There's two things that would be helpful to know before providing advice, and
they might not be things that you even know the answer to yet; but it's worth
considering.

First, what are your reasons for being interested in security. Is it because
it's a good job market? Or because you think it sounds cool? Or, god forbid
because you think of it as a higher calling? There's nothing inherently good
or bad about any of those three choices (except people who believe the third
one I find unbelievably tedious to be around), but it definitely effects what
advice I'd give. I'm going to assume it's the second one (based on the way you
worded your question).

Secondly, security is an ever-expanding field, and in particular, the domain
knowledge for each piece of it is starting to take up all available volume in
any person's individual skill-bag.

At the risk of somewhat oversimplifying, you can pretty much carve out a full
and successful career in infosec in any of the four fields: network security,
application security, incident response, general-purpose security
practitioner.

Each of those requires skills that are very different than the other 3, and
each can be a totally fulfilling choice to make (most of us have wound up in a
specific specialty and probably don't enjoy working in one of the other 3, but
don't let my or anyone else's distaste for one of them sway you).

Network security is what it sounds like. It's basically the people who do
penetration tests. At the bottom end of that field, it's the people who click
"run" on a Nessus scan.
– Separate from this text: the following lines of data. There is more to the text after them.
#define GS_KSMAX 32
template <bool INVERSE, bool WGJ>
__global__ __launch_bounds__(512) void greens_small_kernel(GreensArgs a, WeightArgs wa) {
    extern __shared__ __align__(16) unsigned char smem[];
    __shared__ cplx ph_s[2];
    __shared__ double la_s[2];
    __shared__ unsigned long long pmax_s[2][48];
    const int w = blockIdx.x, tid = threadIdx.x;
    if (a.only_alive && !a.alive[w]) return;
    const int g = __builtin_amdgcn_readfirstlane(tid >> 8), wave = __builtin_amdgcn_readfirstlane((tid >> 6) & 3);
    const int lane = tid & 63;
    unsigned long long *pmax = pmax_s[g];
    if ((tid & 255) < 48) pmax[tid & 255] = 0ull;
    const int M = a.M, nt = a.nt;
    const int nmax = a.na > a.nb ? a.na : a.nb;
    const int n = g == 0 ? a.na : a.nb, off = g == 0 ? 0 : a.na;
    cplx *O = (cplx *)smem + (long)g * (nmax * nmax + 2 * nmax);
    cplx *colk = O + nmax * nmax, *rowk = colk + nmax;
    int *piv = (int *)((cplx *)smem + 2L * (nmax * nmax + 2 * nmax)) + g * nmax;
    cplx *phi_l = (cplx *)smem + 2L * (nmax * nmax + 2 * nmax) + ((2 * nmax + 3) / 4 + 1);
    const cplx *phi_g = a.phi + (long)w * M * nt;
    const int lr = lane & 15, lk = lane >> 4;
    const int nt16 = (n + 15) >> 4;
    const int nks = (M + 3) >> 2;
    constexpr int NG = GS_KSMAX / 4;
    const int ng = (nks + 3) >> 2;
    const bool yreal = WGJ && a.psi_real != 0;
    const char *psi_w = (const char *)(a.psi + w * a.psi_stride);
    const bool has_tile = wave < nt16 * nt16;
    bool closed = false;
    auto phase01 = [&](auto yr_tag) __attribute__((always_inline)) {
        constexpr bool YR = decltype(yr_tag)::value;
        using y_t = typename std::conditional<YR, double, cplx>::type;
        y_t yf[GS_KSMAX];
        auto load_trial = [&](int tj, const int g0) __attribute__((always_inline)) {
            const int jb = tj * 16 + lr, jbc = jb < n ? jb : n - 1;
            const unsigned col = (unsigned)(off + jbc) * 16u, rowb = (unsigned)nt * 16u;
#pragma unroll
            for (int q = 0; q < 16; ++q) {
                const int ks = g0 * 4 + q, p = ks * 4 + lk;
                yf[ks] = *(const y_t *)(psi_w + ((unsigned)(p < M ? p : M - 1) * rowb + col));
            }
        };
        const int tj0 = has_tile ? wave % nt16 : 0;
        if (has_tile) {
            load_trial(tj0, 0);
            if (ng > 4) load_trial(tj0, 4);
        }
        __builtin_amdgcn_sched_barrier(0);
        {
            const unsigned total = (unsigned)(M * nt) * 16u;
            const int wave8 = __builtin_amdgcn_readfirstlane(tid >> 6);
            for (unsigned b0 = (unsigned)wave8 * 1024u; b0 < total; b0 += 8 * 1024u) {
                const unsigned bo = b0 + (unsigned)lane * 16u;
                if (bo < total) glds16((const char *)phi_g + bo, (char *)phi_l + b0);
            }
            asm volatile("s_waitcnt vmcnt(0)" ::: "memory");
        }
        __syncthreads();
        if (WGJ && a.psi_closed && a.gsum && !a.oinv && INVERSE) {
            int same = 1;
            const int na_ = a.na;
            for (int e = tid; e < M * na_; e += 512) {
                const int p_ = e / na_, i_ = e - p_ * na_;
                const cplx x = phi_l[p_ * nt + i_], y = phi_l[p_ * nt + na_ + i_];
                same &= (__double_as_longlong(x.x) == __double_as_longlong(y.x)) & (__double_as_longlong(x.y) == __double_as_longlong(y.y));
            }
            closed = __syncthreads_and(same) != 0;
            if (!closed && tid == 0 && a.closed_bad) atomicMax(a.closed_bad, a.closed_epoch);
            if (closed && tid == 0 && a.counters) atomicAdd(&a.counters[5], 1ull);
        }
        for (int t = wave; t < (closed && g == 1 ? 0 : nt16 * nt16); t += 4) {
            const int ti = t / nt16, tj = t % nt16;
            const int ia = ti * 16 + lr;
            const int iac = ia < n ? ia : n - 1;
            if (!WGJ && t != wave) {
                load_trial(tj, 0);
                if (ng > 4) load_trial(tj, 4);
            }
            d4_t accR = {0, 0, 0, 0}, accI = {0, 0, 0, 0}, acc3 = {0, 0, 0, 0};
            cplx xa[4], xb[4];
            const unsigned xcol = (unsigned)(off + iac), xrow = (unsigned)nt;
            auto readx = [&](cplx (&x)[4], const int gq) __attribute__((always_inline)) {
#pragma unroll
                for (int u = 0; u < 4; ++u) {
                    const int p = (gq * 4 + u) * 4 + lk;
                    x[u] = phi_l[xcol + (unsigned)(p < M ? p : M - 1) * xrow];
                }
            };
            auto mf = [&](const cplx (&x)[4], const int gq) __attribute__((always_inline)) {
                const bool last = gq == ng - 1;
#pragma unroll
                for (int u = 0; u < 4; ++u) {
                    const bool dead = last && (gq * 4 + u) * 4 + lk >= M;
                    if constexpr (YR) {
                        const double y = dead ? 0.0 : yf[gq * 4 + u];
                        accR = mfma16(x[u].x, y, accR);
                        acc3 = mfma16(x[u].y, y, acc3);
                    } else {
                        const cplx y = dead ? cmake(0.0, 0.0) : yf[gq * 4 + u];
                        accR = mfma16(x[u].x, y.x, accR);
                        accI = mfma16(x[u].y, y.y, accI);
                        acc3 = mfma16(x[u].x + x[u].y, y.x - y.y, acc3);
                    }
                }
            };
            readx(xa, 0);
#pragma unroll
            for (int gq = 0; gq < NG; gq += 2) {
                if (gq < ng) {
                    if (gq + 1 < ng) readx(xb, gq + 1);
                    mf(xa, gq);
                }
                if (gq + 1 < ng) {
                    if (gq + 2 < ng) readx(xa, gq + 2 < NG ? gq + 2 : 0);
                    mf(xb, gq + 1);
                }
            }
#pragma unroll
            for (int r = 0; r < 4; ++r) {
                const int i = ti * 16 + lk + 4 * r, j = tj * 16 + lr;
                if (i < n && j < n) O[i * n + j] = YR ? cmake(accR[r], acc3[r]) : cmake(accR[r] + accI[r], acc3[r] - accR[r] + accI[r]);
            }
            if (WGJ) break;
        }
    };
    if (yreal) phase01(std::true_type{});
    else phase01(std::false_type{});
    __syncthreads();
    __shared__ cplx gj_row[2][32], gj_piv[2][32];
    __shared__ int gj_prow[2][32];
    if (WGJ) {
        if (wave == g && !(closed && g == 1)) {
            cplx ph;
            int la;
            gj_wave32(O, n, lane, INVERSE, gj_row[g], gj_piv[g], gj_prow[g], ph, la);
            if (lane == 0) {
                ph_s[g] = ph; la_s[g] = (double)la;
                if (closed) { ph_s[1] = ph; la_s[1] = (double)la; }
            }
        }
    } else if (wave == 0) {
        cplx ph = cmake(1.0, 0.0);
        int la = 0;
        const int cw_shift = n <= 32 ? 5 : 6;
        const int cj = lane & ((1 << cw_shift) - 1), ri = lane >> cw_shift, rstep = 64 >> cw_shift;
        for (int k = 0; k < n; ++k) {
            unsigned long long mbits = 0;
            if (lane < n) {
                const cplx v = O[lane * n + k];
                colk[lane] = v;
                if (lane >= k) {
                    mbits = (unsigned long long)__double_as_longlong(fabs(v.x) + fabs(v.y));
                    atomicMax(&pmax[k], mbits);
                }
            }
            __builtin_amdgcn_wave_barrier();
            const unsigned long long mx = pmax[k];
            const unsigned long long hit = __ballot(lane >= k && lane < n && mbits == mx);
            const int p = hit ? __ffsll((long long)hit) - 1 : k;
            if (p != k) {
                for (int j = lane; j < n; j += 64) {
                    const cplx t = O[k * n + j];
                    O[k * n + j] = O[p * n + j];
                    O[p * n + j] = t;
                }
                if (lane == 0) { const cplx t = colk[k]; colk[k] = colk[p]; colk[p] = t; }
            }
            if (lane == 0) piv[k] = p;
            __builtin_amdgcn_wave_barrier();
            const cplx d = colk[k];
            ph = cmul(ph, p != k ? cmake(-d.x, -d.y) : d);
            {
                int e;
                (void)frexp(fmax(fabs(ph.x), fabs(ph.y)), &e);
                ph = cmake(ldexp(ph.x, -e), ldexp(ph.y, -e));
                la += e;
            }
            const double dn = 1.0 / (d.x * d.x + d.y * d.y);
            const cplx dinv = cmake(d.x * dn, -d.y * dn);
            for (int j = lane; j < n; j += 64) rowk[j] = cmul(O[k * n + j], dinv);
            __builtin_amdgcn_wave_barrier();
            if (n <= 32) {
                if (cj < n && (INVERSE || cj > k)) {
                    const cplx rk = rowk[cj];
                    cplx v[16], f[16];
#pragma unroll
                    for (int t = 0; t < 16; ++t) {
                        const int i = ri + 2 * t;
                        if (i < n) { v[t] = O[i * n + cj]; f[t] = colk[i]; }
                    }
#pragma unroll
                    for (int t = 0; t < 16; ++t) {
                        const int i = ri + 2 * t;
                        if (i < n && (INVERSE || i > k)) {
                            cplx o;
                            if (INVERSE && i == k) o = (cj == k) ? dinv : rk;
                            else if (INVERSE && cj == k) { const cplx m = cmul(f[t], dinv); o = cmake(-m.x, -m.y); }
                            else {
                                o = v[t];
                                o.x = fma(-f[t].x, rk.x, o.x); o.x = fma(f[t].y, rk.y, o.x);
                                o.y = fma(-f[t].x, rk.y, o.y); o.y = fma(-f[t].y, rk.x, o.y);
                            }
                            O[i * n + cj] = o;
                        }
                    }
                }
            } else if (INVERSE) {
                if (cj < n) {
                    const cplx rk = rowk[cj];
                    for (int i = ri; i < n; i += rstep) {
                        cplx v;
                        if (i == k) v = (cj == k) ? dinv : rk;
                        else {
                            const cplx f = colk[i];
                            if (cj == k) { const cplx t = cmul(f, dinv); v = cmake(-t.x, -t.y); }
                            else {
                                v = O[i * n + cj];
                                v.x = fma(-f.x, rk.x, v.x); v.x = fma(f.y, rk.y, v.x);
                                v.y = fma(-f.x, rk.y, v.y); v.y = fma(-f.y, rk.x, v.y);
                            }
                        }
                        O[i * n + cj] = v;
                    }
                }
            } else {
                if (cj < n && cj > k) {
                    const cplx rk = rowk[cj];
                    for (int i = k + 1 + ri; i < n; i += rstep) {
                        const cplx f = colk[i];
                        cplx v = O[i * n + cj];
                        v.x = fma(-f.x, rk.x, v.x); v.x = fma(f.y, rk.y, v.x);
                        v.y = fma(-f.x, rk.y, v.y); v.y = fma(-f.y, rk.x, v.y);
                        O[i * n + cj] = v;
                    }
                }
            }
            __builtin_amdgcn_wave_barrier();
        }
        if (INVERSE) {
            for (int k = n - 1; k >= 0; --k) {
                const int p = piv[k];
                if (p != k) {
                    for (int i = lane; i < n; i += 64) {
                        const cplx t = O[i * n + k];
                        O[i * n + k] = O[i * n + p];
                        O[i * n + p] = t;
                    }
                }
                __builtin_amdgcn_wave_barrier();
            }
        }
        if (lane == 0) { ph_s[g] = ph; la_s[g] = (double)la; }
    }
    __syncthreads();
    if (tid == 448) {
        const cplx p2 = cmul(ph_s[0], ph_s[1]);
        const int e = (int)(la_s[0] + la_s[1]);
        a.det[w] = cmake(ldexp(p2.x, e), ldexp(p2.y, e));
        if (a.det_a) a.det_a[w] = cmake(ldexp(ph_s[0].x, (int)la_s[0]), ldexp(ph_s[0].y, (int)la_s[0]));
        if (wa.weight) weight_update_and_cap(wa, w);
    }
    if (INVERSE && a.oinv) {
        cplx *oo = a.oinv + ((long)w * 2 + g) * nmax * nmax;
        for (int e = tid & 255; e < n * n; e += 256) oo[(e / n) * nmax + (e % n)] = O[e];
    }
    if (INVERSE && a.ghalf) {
        const bool both = a.gsum != nullptr;
        const int mt16 = (M + 15) >> 4, npair = (mt16 + 1) >> 1;
        const int first = both ? __builtin_amdgcn_readfirstlane(tid >> 6) : wave, stride = both ? 8 : 4;
        const int s_lo = both ? 0 : g, s_hi = both ? 2 : g + 1;
        const int nn = both ? a.na : n, nt16x = (nn + 15) >> 4;
        for (int it = first; nn > 0 && it < nt16x * npair; it += stride) {
            const int ti = it % nt16x, tc0 = 2 * (it / nt16x), tc1 = tc0 + 1;
            const bool two = tc1 < mt16;
            const int c0 = tc0 * 16 + lr, c1 = tc1 * 16 + lr;
            const int c0c = c0 < M ? c0 : M - 1, c1c = c1 < M ? c1 : M - 1;
            d4_t sra = {0, 0, 0, 0}, sia = {0, 0, 0, 0}, srb = {0, 0, 0, 0}, sib = {0, 0, 0, 0};
            for (int s = s_lo; s < (closed ? 1 : s_hi); ++s) {
                const int ns = s ? a.nb : a.na, offs = s ? a.na : 0;
                const cplx *Os = (const cplx *)smem + (long)s * (nmax * nmax + 2 * nmax);
                cplx *gh = a.ghalf + ((long)w * nt + offs) * M;
                const int nks3 = (ns + 3) >> 2;
                const int ia = ti * 16 + lr, iac = ia < ns ? ia : ns - 1;
                cplx xf[12];
#pragma unroll
                for (int ks = 0; ks < 12; ++ks) {
                    const int j = ks * 4 + lk, jc = j < ns ? j : ns - 1;
                    const cplx x = Os[iac * ns + jc];
                    xf[ks] = (ks < nks3 && j < ns && ia < ns) ? x : cmake(0.0, 0.0);
                }
                d4_t p1a = {0, 0, 0, 0}, p2a = {0, 0, 0, 0}, p3a = {0, 0, 0, 0};
                d4_t p1b = {0, 0, 0, 0}, p2b = {0, 0, 0, 0}, p3b = {0, 0, 0, 0};
#pragma unroll
                for (int ks = 0; ks < 12; ++ks) {
                    if (ks < nks3) {
                        const int j = ks * 4 + lk, jc = j < ns ? j : ns - 1;
                        const cplx y0 = phi_l[c0c * nt + offs + jc], y1 = phi_l[c1c * nt + offs + jc];
                        const cplx x = xf[ks];
                        const double xs = x.x + x.y;
                        p1a = mfma16(x.x, y0.x, p1a);
                        p2a = mfma16(x.y, y0.y, p2a);
                        p3a = mfma16(xs, y0.x + y0.y, p3a);
                        if (two) {
                            p1b = mfma16(x.x, y1.x, p1b);
                            p2b = mfma16(x.y, y1.y, p2b);
                            p3b = mfma16(xs, y1.x + y1.y, p3b);
                        }
                    }
                }
#pragma unroll
                for (int r = 0; r < 4; ++r) {
                    const int i = ti * 16 + lk + 4 * r;
                    const double ra = p1a[r] - p2a[r], ima = p3a[r] - p1a[r] - p2a[r];
                    const double rb = p1b[r] - p2b[r], imb = p3b[r] - p1b[r] - p2b[r];
                    if (i < ns && c0 < M && !a.skip_spin) gh[(long)i * M + c0] = cmake(ra, ima);
                    if (two && i < ns && c1 < M && !a.skip_spin) gh[(long)i * M + c1] = cmake(rb, imb);
                    sra[r] += ra; sia[r] += ima; srb[r] += rb; sib[r] += imb;
                    if (closed) {
                        cplx *ghb = gh + (long)a.na * M;
                        if (i < ns && c0 < M && !a.skip_spin) ghb[(long)i * M + c0] = cmake(ra, ima);
                        if (two && i < ns && c1 < M && !a.skip_spin) ghb[(long)i * M + c1] = cmake(rb, imb);
                        sra[r] += ra; sia[r] += ima; srb[r] += rb; sib[r] += imb;
                    }
                }
            }
            if (both) {
                cplx *gs = a.gsum + (long)w * a.na * M;
#pragma unroll
                for (int r = 0; r < 4; ++r) {
                    const int i = ti * 16 + lk + 4 * r;
                    if (i < a.na && c0 < M) gs[(long)i * M + c0] = cmake(sra[r], sia[r]);
                    if (two && i < a.na && c1 < M) gs[(long)i * M + c1] = cmake(srb[r], sib[r]);
                }
            }
        }
    }
}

At the higher end, it's the people who come up with
interesting research around protocol vulnerabilities and exploits. Like any
field, the vast majority of people aren't at the high end. Without passing
judgement, Network security was the first piece of infosec to start to become
commoditized, thereby making it probably the least desirable from a financial
perspective. This isn't true at the high end, but then again, it's never true
at the high end.

It's probably where the majority of people start out, regardless of where they
end up. You can thank the mid-90's era of terrible system security and
compliance audit requirements for that.

Application security is probably the most applicable for people who have a
development background (although again, at the higher end of network security,
you are writing code, and exploiting other people's code). It started as a
field in pretty much the late 90's. My company saw the writing on the wall
that network security was going to become more and more commoditized and we
shifted our focus to application security. For most of my career, that has
predominantly been web application security. Other places do work on "native-
applications", embedded systems, etc. It really depends on the firm.
Application security has become more and more important as more and more of
people's lives have shifted to include doing things online. Again, not trying
to make a value judgement (although as someone who has worked mostly in
AppSec, I'm definitely biased), but it's where I would place my bets for at
least the foreseeable future career-relavence wise.
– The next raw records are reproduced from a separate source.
template <typename T, int BITS, bool ASYM, int STAGES>
__global__ void __launch_bounds__(G_THREADS, 1)
    gemm_kernel(const __grid_constant__ CUtensorMap tmap_x, const __grid_constant__ GemmSets S, int M, int K,
                int gshc) {
  using C = GemmCfg<BITS, STAGES>;
  using E = ET<T>;
  extern __shared__ uint8_t smem_raw[];
  const uint32_t smem_base = (smem_u32(smem_raw) + 1023u) & ~1023u;
  uint8_t* smem = smem_raw + (smem_base - smem_u32(smem_raw));

  const uint32_t sA = smem_base;
  const uint32_t sB = sA + STAGES * C::A_BYTES;
  const uint32_t sP = sB + STAGES * C::B_BYTES;
  const uint32_t sBar = sP + STAGES * C::P_BYTES;
  const uint32_t bar_full = sBar, bar_bready = sBar + 8 * STAGES, bar_empty = sBar + 16 * STAGES;

  int set = 0, tn = blockIdx.x;
  if (S.nsets > 1 && tn >= S.tn_end[0]) {
    set = (S.nsets > 2 && tn >= S.tn_end[1]) ? 2 : 1;
    tn -= S.tn_end[set - 1];
  }
  const int N = S.N[set];
  const uint4* __restrict__ packed = S.packed[set];
  const T* __restrict__ scales = reinterpret_cast<const T*>(S.scales[set]);
  const uint32_t* __restrict__ qzeros = S.qzeros[set];

  const int warp = threadIdx.x >> 5, lane = threadIdx.x & 31;
  const int NT = N >> 5;
  const int n0 = tn * G_BN, m0 = blockIdx.y * G_BM;
  const int nt0 = n0 >> 5;
  const int ntiles = min(4, NT - nt0);
  const int nkb = K / G_BK;

  if (threadIdx.x == 0) {
    prefetch_tmap(&tmap_x);
    for (int s = 0; s < STAGES; ++s) {
      mbar_init(bar_full + 8 * s, 1);
      mbar_init(bar_bready + 8 * s, G_DQ_THREADS);
      mbar_init(bar_empty + 8 * s, 1);
    }
    fence_mbar_init();
  }
  __syncthreads();

  if (warp == 8) {
    if (lane == 0) {
      const int FT = N >> 4, ft0 = n0 >> 4;
      const uint32_t pbytes4 = (uint32_t)min(8, FT - ft0) * 512u;
      const uint32_t pbytes8 = (uint32_t)ntiles * C::SUB * 512u;
      for (int kb = 0; kb < nkb; ++kb) {
        const int s = kb % STAGES;
        const uint32_t ph = (kb / STAGES) & 1;
        mbar_wait(bar_empty + 8 * s, ph ^ 1);
        const int g0 = (2 * kb) >> gshc, g1 = (2 * kb + 1) >> gshc;
        const int nrows = (g1 != g0) ? 2 : 1;
        const uint32_t sbytes = (uint32_t)min(G_BN, N - n0) * 2u, zbytes = ASYM ? sbytes / 4u : 0u;
        mbar_expect_tx(bar_full + 8 * s,
                       C::A_BYTES + (BITS == 4 ? pbytes4 + nrows * (sbytes + zbytes) : 2 * pbytes8));
        tma_load_2d(sA + s * C::A_BYTES, &tmap_x, bar_full + 8 * s, kb * G_BK, m0);
        if (BITS == 4) {
          bulk_load(sP + s * C::P_BYTES, packed + ((size_t)kb * FT + ft0) * 32, pbytes4, bar_full + 8 * s);
          for (int r = 0; r < nrows; ++r) {
            const int gr = r ? g1 : g0;
            bulk_load(sP + s * C::P_BYTES + 4096 + r * 320, scales + (size_t)gr * N + n0, sbytes, bar_full + 8 * s);
            if (ASYM)
              bulk_load(sP + s * C::P_BYTES + 4096 + r * 320 + 256, qzeros + (size_t)gr * (N >> 3) + (n0 >> 3),
                        zbytes, bar_full + 8 * s);
          }
        } else {
#pragma unroll
          for (int j = 0; j < 2; ++j)
            bulk_load(sP + s * C::P_BYTES + j * C::P_CHUNK_BYTES,
                      packed + ((size_t)(kb * 2 + j) * NT + nt0) * C::SUB * 32, pbytes8, bar_full + 8 * s);
        }
      }
    }
  } else if (warp < 4) {
    float acc[2][G_BN / 2];
#pragma unroll
    for (int mb = 0; mb < 2; ++mb)
#pragma unroll
      for (int i = 0; i < G_BN / 2; ++i) acc[mb][i] = 0.f;
    for (int kb = 0; kb < nkb; ++kb) {
      const int s = kb % STAGES;
      const uint32_t ph = (kb / STAGES) & 1;
      mbar_wait(bar_full + 8 * s, ph);
      mbar_wait(bar_bready + 8 * s, ph);
      wgmma_fence();
      const uint64_t bdesc = wgmma_desc_k_sw128(sB + s * C::B_BYTES);
      const uint64_t adesc = wgmma_desc_k_sw128(sA + s * C::A_BYTES);
#pragma unroll
      for (int k = 0; k < G_BK / 16; ++k) {
#pragma unroll
        for (int mb = 0; mb < 2; ++mb)
          Wgmma<E::FMT, G_BN>::mma(acc[mb], adesc + 512 * mb + 2 * k, bdesc + 2 * k, (kb | k) != 0 ? 1u : 0u);
      }
      wgmma_commit();
      wgmma_wait<1>();
      if (kb > 0 && threadIdx.x == 0) mbar_arrive(bar_empty + 8 * ((kb - 1) % STAGES));
    }
    wgmma_wait<0>();
#pragma unroll
    for (int mb = 0; mb < 2; ++mb) wgmma_fence_regs(acc[mb]);

    const T* __restrict__ bias = reinterpret_cast<const T*>(S.bias[set]);
    T* __restrict__ out = reinterpret_cast<T*>(S.out[set]);
#pragma unroll
    for (int mb = 0; mb < 2; ++mb) {
#pragma unroll
      for (int h = 0; h < 2; ++h) {
        const int row = m0 + 64 * mb + 16 * warp + (lane >> 2) + 8 * h;
        if (row >= M) continue;
        T* dst = out + (size_t)row * N;
#pragma unroll
        for (int j = 0; j < G_BN / 8; ++j) {
          const int col = n0 + 8 * j + 2 * (lane & 3);
          if (col >= N) continue;
          float f0 = acc[mb][4 * j + 2 * h], f1 = acc[mb][4 * j + 2 * h + 1];
          if (bias != nullptr) {
            f0 = E::to_f(E::from_f(f0)) + E::to_f(bias[col]);
            f1 = E::to_f(E::from_f(f1)) + E::to_f(bias[col + 1]);
          }
          *reinterpret_cast<uint32_t*>(dst + col) = E::pack2(f0, f1);
        }
      }
    }
  } else {
    const int t = threadIdx.x - G_MMA_THREADS;
    constexpr int PF = 32 / BITS;
    constexpr int ZSYM = 1 << (BITS - 1);
    if (BITS == 4) {
      const int lp = t & 31, g = lp >> 2, tt = lp & 3;
      int f[4];
      f[0] = (t >> 5) * 16 + g;
      f[1] = f[0] + 8;
      f[2] = f[0] + 64;
      f[3] = f[0] + 72;
      for (int kb = 0; kb < nkb; ++kb) {
        const int s = kb % STAGES;
        const uint32_t ph = (kb / STAGES) & 1;
        mbar_wait(bar_full + 8 * s, ph);
        const uint8_t* pst = smem + (sP - smem_base) + s * C::P_BYTES;
        const uint4* pj = reinterpret_cast<const uint4*>(pst);
        const int grow = ((2 * kb + (tt >> 1)) >> gshc) - ((2 * kb) >> gshc);
        const uint8_t* srow = pst + 4096 + grow * 320;
#pragma unroll
        for (int u = 0; u < 2; ++u) {
          const uint4 pv = pj[t + u * 128];
          const uint32_t s_lo = *reinterpret_cast<const uint16_t*>(srow + f[2 * u] * 2);
          const uint32_t s_hi = *reinterpret_cast<const uint16_t*>(srow + f[2 * u + 1] * 2);
          int zl = ZSYM, zh = ZSYM;
          if (ASYM) {
            const uint32_t zwl = *reinterpret_cast<const uint32_t*>(srow + 256 + (f[2 * u] >> 3) * 4);
            const uint32_t zwh = *reinterpret_cast<const uint32_t*>(srow + 256 + (f[2 * u + 1] >> 3) * 4);
            zl = (int)((zwl >> (4 * g)) & 15u);
            zh = (int)((zwh >> (4 * g)) & 15u);
          }
          uint4 lo[2], hi[2];
          Dequant<T, 4>::run(pv, s_lo, zl, s_hi, zh, lo, hi);
          const uint32_t sw = (uint32_t)g;
          const uint32_t rlo = sB + s * C::B_BYTES + f[2 * u] * 128;
          const uint32_t rhi = rlo + 8 * 128;
#pragma unroll
          for (int c = 0; c < 2; ++c) {
            const uint32_t off = (((uint32_t)(2 * tt + c)) ^ sw) << 4;
            asm volatile("st.shared.v4.u32 [%0], {%1,%2,%3,%4};" ::"r"(rlo + off), "r"(lo[c].x), "r"(lo[c].y),
                         "r"(lo[c].z), "r"(lo[c].w)
                         : "memory");
            asm volatile("st.shared.v4.u32 [%0], {%1,%2,%3,%4};" ::"r"(rhi + off), "r"(hi[c].x), "r"(hi[c].y),
                         "r"(hi[c].z), "r"(hi[c].w)
                         : "memory");
          }
        }
        fence_proxy_async_smem();
        mbar_arrive(bar_bready + 8 * s);
      }
    } else {
      const int n = n0 + t;
      const int nsafe = (n < N) ? n : 0;
      const int ntl = t >> 5;
      SZRaw cur[2], nxt[2];
      cur[0] = load_sz<T, BITS, ASYM>(scales, qzeros, 0, nsafe, N);
      cur[1] = load_sz<T, BITS, ASYM>(scales, qzeros, 1 >> gshc, nsafe, N);
      for (int kb = 0; kb < nkb; ++kb) {
        const int s = kb % STAGES;
        const uint32_t ph = (kb / STAGES) & 1;
        if (kb + 1 < nkb) {
          nxt[0] = load_sz<T, BITS, ASYM>(scales, qzeros, (2 * kb + 2) >> gshc, nsafe, N);
          nxt[1] = load_sz<T, BITS, ASYM>(scales, qzeros, (2 * kb + 3) >> gshc, nsafe, N);
        }
        mbar_wait(bar_full + 8 * s, ph);
        const uint32_t brow = sB + s * C::B_BYTES + t * 128;
        const uint32_t sw = (uint32_t)(t & 7);
#pragma unroll
        for (int j = 0; j < 2; ++j) {
          int z = ZSYM;
          if (ASYM) z = (int)((cur[j].zw >> (BITS * (nsafe % PF))) & ((1u << BITS) - 1));
          const uint4* pj = reinterpret_cast<const uint4*>(smem + (sP - smem_base) + s * C::P_BYTES +
                                                           j * C::P_CHUNK_BYTES);
#pragma unroll
          for (int h = 0; h < 2; ++h) {
            const uint4 pv = pj[(ntl * 2 + h) * 32 + lane];
            uint4 o[2];
            Dequant<T, 8>::run(pv, cur[j].s, z, o);
#pragma unroll
            for (int c = 0; c < 2; ++c) {
              const uint32_t addr = brow + (((uint32_t)(j * 4 + h * 2 + c) ^ sw) << 4);
              asm volatile("st.shared.v4.u32 [%0], {%1,%2,%3,%4};" ::"r"(addr), "r"(o[c].x), "r"(o[c].y),
                           "r"(o[c].z), "r"(o[c].w)
                           : "memory");
            }
          }
        }
        fence_proxy_async_smem();
        mbar_arrive(bar_bready + 8 * s);
        cur[0] = nxt[0];
        cur[1] = nxt[1];
      }
    }
  }
}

Incident Response has only really come into the limelight the past 5 or 6
years. It's been a thing since the 80's, but it was mostly ignored while
people tried to convince themselves that they could build secure systems that
would actually keep attackers out. The thinking around that has started to
change (although in some cases just as an excuse by security people to absolve
themselves of responsibility for doing a shitty job). Incident Response will
probably never go away, because it's sort of the existential reality of doing
business with machines that have to trust one another. Currently, it also
commands the highest premium money-wise (but those halcyon days won't last
forever).

Incident Response tends to attract the most "higher calling" people, so be
careful about that. People who enjoy it will try to sell it to you as being
"detective work", tracking down intruders, gathering evidence, and keeping
them out of your systems. People also describe tiny, rat-infested NYC
apartments as being "homey fixer-uppers".

Incident Response is usually the highest stress of any infosec job (although
that, like everything else I've said will vary from place to place). It's the
field most likely to wake you up at 3 am on a Friday morning and make you head
to the airport on no notice to go help someone whose network is currently
being lit on fire by undergrads at a research university for some foreign
country. Some people enjoy that pressure, and the reactive nature of the work
(you never know where you'll be going from day to day).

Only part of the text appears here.